BEGIN Extracted information
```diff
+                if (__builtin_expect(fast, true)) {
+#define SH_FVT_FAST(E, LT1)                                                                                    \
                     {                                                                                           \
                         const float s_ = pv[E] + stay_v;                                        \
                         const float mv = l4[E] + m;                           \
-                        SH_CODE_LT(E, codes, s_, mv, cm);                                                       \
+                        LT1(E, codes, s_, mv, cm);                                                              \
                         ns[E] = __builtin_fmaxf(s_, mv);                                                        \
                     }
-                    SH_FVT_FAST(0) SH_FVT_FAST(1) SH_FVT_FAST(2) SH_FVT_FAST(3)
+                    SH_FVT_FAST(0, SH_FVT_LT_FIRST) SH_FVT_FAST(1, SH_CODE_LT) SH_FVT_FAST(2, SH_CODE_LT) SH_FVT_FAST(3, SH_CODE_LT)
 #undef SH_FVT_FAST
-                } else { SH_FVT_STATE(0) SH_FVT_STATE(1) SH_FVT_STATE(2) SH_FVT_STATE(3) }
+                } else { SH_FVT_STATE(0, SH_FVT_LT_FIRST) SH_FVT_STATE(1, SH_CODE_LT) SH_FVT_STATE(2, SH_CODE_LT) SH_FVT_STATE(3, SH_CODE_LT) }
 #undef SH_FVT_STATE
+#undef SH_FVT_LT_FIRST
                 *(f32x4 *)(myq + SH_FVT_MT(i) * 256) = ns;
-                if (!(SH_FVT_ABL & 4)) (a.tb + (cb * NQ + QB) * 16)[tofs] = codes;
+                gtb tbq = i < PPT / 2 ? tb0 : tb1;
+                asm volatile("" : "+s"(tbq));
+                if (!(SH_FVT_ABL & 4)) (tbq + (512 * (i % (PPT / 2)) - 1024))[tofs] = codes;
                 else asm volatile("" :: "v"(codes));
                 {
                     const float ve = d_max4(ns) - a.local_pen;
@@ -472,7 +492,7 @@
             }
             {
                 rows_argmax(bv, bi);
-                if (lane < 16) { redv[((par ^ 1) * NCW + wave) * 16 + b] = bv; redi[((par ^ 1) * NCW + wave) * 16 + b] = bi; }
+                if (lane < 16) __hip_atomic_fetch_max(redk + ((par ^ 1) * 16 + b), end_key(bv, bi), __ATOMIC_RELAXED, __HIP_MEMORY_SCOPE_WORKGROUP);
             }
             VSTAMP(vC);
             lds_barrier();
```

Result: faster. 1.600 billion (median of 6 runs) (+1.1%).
END Extracted information
BEGIN Extracted information
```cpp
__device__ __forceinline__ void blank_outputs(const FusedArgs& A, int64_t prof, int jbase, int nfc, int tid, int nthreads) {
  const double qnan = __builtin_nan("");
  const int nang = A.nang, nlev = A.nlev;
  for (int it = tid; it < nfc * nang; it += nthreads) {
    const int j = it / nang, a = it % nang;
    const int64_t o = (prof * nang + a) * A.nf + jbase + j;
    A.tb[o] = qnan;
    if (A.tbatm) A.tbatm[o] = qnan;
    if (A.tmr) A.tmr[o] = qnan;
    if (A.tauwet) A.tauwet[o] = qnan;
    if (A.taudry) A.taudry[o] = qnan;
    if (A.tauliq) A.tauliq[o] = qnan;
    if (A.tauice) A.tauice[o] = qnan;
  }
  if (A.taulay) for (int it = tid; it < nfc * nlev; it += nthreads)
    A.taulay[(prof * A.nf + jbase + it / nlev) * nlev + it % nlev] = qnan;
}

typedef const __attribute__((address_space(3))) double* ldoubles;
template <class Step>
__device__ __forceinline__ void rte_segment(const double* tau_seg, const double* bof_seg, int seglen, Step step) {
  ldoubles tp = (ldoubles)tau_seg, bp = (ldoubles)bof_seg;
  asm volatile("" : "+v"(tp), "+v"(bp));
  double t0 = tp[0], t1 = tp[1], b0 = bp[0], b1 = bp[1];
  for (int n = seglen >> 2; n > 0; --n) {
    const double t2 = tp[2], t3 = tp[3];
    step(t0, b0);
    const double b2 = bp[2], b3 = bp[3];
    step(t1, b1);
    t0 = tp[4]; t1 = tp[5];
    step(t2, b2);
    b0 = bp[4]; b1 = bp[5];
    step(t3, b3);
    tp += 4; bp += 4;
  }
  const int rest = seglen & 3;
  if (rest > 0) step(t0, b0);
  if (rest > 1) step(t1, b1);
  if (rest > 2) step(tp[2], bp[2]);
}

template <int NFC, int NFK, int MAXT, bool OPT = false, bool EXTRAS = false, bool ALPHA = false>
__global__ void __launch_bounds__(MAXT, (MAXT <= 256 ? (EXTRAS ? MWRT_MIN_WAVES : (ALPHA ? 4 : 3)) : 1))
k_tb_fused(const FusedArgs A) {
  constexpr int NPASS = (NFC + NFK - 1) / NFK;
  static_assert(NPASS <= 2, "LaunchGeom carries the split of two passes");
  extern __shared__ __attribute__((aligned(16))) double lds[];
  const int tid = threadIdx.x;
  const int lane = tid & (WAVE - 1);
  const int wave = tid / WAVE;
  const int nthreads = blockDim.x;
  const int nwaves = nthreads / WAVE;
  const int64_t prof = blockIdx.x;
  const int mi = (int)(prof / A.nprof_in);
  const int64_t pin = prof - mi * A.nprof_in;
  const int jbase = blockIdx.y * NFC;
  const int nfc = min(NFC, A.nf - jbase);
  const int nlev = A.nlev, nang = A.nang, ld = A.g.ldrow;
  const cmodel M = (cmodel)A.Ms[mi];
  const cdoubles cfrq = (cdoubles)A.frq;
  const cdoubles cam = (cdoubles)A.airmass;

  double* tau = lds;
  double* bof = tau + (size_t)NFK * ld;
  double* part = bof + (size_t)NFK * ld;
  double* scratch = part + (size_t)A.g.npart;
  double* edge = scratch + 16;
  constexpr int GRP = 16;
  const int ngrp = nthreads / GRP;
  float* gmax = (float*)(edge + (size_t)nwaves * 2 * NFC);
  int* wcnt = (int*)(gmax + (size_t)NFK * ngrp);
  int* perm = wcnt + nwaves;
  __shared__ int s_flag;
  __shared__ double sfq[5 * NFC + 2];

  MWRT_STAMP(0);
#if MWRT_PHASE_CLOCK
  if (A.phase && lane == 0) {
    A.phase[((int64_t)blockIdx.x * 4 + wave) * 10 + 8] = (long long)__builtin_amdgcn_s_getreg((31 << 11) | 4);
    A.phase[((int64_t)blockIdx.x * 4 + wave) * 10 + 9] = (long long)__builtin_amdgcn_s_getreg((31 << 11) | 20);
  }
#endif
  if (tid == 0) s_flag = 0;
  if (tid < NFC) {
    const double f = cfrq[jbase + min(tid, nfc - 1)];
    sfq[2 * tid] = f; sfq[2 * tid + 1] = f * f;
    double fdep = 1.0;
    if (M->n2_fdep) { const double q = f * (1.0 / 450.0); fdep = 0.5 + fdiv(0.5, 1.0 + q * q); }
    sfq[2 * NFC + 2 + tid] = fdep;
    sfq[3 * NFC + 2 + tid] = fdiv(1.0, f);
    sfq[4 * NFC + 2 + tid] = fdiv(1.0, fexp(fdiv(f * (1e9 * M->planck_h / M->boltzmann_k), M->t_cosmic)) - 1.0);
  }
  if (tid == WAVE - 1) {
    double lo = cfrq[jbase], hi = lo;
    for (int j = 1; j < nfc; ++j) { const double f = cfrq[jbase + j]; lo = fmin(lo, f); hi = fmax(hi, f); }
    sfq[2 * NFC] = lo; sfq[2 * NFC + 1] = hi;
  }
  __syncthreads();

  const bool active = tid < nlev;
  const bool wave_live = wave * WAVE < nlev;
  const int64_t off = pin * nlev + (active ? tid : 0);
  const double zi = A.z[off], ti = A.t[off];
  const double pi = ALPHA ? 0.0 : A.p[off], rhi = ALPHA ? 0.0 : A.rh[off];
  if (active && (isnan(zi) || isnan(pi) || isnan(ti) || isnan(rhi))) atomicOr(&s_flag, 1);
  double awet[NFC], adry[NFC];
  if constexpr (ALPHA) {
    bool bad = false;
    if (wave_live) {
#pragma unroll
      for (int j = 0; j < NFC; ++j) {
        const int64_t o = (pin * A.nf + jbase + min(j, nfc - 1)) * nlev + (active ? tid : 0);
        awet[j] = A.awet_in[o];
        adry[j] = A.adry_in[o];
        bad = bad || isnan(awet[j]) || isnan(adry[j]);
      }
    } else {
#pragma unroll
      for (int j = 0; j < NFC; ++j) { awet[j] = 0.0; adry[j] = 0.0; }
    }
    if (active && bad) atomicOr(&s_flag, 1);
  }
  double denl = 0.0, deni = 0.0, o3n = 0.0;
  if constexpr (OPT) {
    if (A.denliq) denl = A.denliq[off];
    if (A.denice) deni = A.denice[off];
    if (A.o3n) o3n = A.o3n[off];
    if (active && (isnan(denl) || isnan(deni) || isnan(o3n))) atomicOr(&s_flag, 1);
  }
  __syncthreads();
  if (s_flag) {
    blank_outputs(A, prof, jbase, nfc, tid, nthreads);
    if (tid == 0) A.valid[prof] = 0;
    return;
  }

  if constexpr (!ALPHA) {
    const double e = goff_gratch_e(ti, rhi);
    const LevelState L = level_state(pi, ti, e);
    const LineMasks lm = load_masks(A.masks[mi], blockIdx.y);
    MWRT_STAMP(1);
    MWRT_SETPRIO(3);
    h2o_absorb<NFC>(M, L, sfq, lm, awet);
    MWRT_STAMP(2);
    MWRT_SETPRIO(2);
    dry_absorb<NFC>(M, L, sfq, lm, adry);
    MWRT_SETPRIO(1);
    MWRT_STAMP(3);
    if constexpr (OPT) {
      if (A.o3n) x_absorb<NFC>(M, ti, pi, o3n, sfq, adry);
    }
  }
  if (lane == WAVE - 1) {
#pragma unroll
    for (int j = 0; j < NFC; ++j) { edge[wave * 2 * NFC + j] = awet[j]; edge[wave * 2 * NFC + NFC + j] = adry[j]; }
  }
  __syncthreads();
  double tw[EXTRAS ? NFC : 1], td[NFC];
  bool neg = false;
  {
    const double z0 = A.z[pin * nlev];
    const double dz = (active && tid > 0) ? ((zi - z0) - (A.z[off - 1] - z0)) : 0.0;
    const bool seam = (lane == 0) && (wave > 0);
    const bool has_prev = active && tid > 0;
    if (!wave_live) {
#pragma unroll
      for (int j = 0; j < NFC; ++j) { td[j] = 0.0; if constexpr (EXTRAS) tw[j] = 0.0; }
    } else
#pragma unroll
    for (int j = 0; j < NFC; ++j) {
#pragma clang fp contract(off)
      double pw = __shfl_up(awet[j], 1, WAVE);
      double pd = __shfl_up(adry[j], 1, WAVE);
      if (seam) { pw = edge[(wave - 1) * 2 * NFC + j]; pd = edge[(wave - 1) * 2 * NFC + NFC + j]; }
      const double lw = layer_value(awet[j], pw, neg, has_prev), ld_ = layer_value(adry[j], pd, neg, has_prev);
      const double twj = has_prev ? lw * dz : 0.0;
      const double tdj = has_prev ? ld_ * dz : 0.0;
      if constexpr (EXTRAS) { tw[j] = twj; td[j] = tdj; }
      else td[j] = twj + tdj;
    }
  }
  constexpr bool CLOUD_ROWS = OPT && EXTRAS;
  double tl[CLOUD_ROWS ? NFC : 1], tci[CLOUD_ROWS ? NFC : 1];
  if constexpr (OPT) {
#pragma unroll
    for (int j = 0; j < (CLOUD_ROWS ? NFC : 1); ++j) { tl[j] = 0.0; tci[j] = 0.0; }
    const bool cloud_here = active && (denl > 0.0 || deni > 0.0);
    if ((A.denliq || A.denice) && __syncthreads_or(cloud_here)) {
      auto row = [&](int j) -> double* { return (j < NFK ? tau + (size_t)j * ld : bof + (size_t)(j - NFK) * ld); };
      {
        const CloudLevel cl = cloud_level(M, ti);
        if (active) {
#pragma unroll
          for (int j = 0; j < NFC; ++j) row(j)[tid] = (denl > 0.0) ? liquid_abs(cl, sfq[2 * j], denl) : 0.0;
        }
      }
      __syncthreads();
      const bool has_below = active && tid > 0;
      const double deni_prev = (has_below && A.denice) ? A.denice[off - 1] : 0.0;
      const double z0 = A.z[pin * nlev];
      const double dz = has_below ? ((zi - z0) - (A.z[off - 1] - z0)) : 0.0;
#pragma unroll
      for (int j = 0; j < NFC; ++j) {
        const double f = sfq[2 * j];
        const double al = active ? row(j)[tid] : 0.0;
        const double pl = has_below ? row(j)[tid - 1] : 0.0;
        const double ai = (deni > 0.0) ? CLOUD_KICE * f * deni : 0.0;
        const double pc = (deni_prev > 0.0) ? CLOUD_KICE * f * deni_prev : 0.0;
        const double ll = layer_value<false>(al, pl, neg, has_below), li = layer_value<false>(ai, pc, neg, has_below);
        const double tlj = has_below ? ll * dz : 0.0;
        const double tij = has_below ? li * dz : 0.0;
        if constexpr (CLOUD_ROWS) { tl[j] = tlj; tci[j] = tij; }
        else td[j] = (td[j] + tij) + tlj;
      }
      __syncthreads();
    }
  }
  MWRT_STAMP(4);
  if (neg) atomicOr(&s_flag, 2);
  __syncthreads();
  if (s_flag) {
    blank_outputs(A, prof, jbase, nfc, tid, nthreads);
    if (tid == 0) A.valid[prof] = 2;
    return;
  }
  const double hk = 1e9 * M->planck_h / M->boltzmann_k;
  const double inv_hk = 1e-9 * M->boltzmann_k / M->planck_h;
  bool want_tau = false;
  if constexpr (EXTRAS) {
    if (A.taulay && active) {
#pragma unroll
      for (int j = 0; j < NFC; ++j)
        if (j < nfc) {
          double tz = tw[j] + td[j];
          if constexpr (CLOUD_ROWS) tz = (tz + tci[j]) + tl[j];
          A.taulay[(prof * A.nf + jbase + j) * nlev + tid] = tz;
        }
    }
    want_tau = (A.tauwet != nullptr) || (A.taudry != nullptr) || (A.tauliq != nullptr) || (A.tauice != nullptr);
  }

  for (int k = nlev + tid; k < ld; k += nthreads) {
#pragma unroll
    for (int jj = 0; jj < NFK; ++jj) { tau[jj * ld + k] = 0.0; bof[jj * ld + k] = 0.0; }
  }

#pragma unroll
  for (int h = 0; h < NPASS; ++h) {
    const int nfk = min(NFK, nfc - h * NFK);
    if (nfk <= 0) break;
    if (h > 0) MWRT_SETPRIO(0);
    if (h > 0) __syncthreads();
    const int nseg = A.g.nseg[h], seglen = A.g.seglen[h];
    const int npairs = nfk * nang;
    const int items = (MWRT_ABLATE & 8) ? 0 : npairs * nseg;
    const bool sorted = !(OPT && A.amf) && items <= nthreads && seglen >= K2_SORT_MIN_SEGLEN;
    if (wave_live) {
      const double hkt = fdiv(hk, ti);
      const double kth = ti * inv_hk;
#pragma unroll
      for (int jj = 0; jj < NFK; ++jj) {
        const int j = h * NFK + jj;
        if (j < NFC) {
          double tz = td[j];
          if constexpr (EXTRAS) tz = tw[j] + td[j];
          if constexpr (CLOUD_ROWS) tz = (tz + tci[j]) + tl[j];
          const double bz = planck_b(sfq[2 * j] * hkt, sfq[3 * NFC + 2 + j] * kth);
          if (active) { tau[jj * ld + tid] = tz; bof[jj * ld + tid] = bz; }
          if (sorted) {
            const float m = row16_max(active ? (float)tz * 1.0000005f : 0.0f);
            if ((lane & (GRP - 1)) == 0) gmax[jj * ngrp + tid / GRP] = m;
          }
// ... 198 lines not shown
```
END Extracted information
Goal of the exercise
Display each line of the data where "seam" occurs.

Response to the exercise
    const bool seam = (lane == 0) && (wave > 0);
      if (seam) { pw = edge[(wave - 1) * 2 * NFC + j]; pd = edge[(wave - 1) * 2 * NFC + NFC + j]; }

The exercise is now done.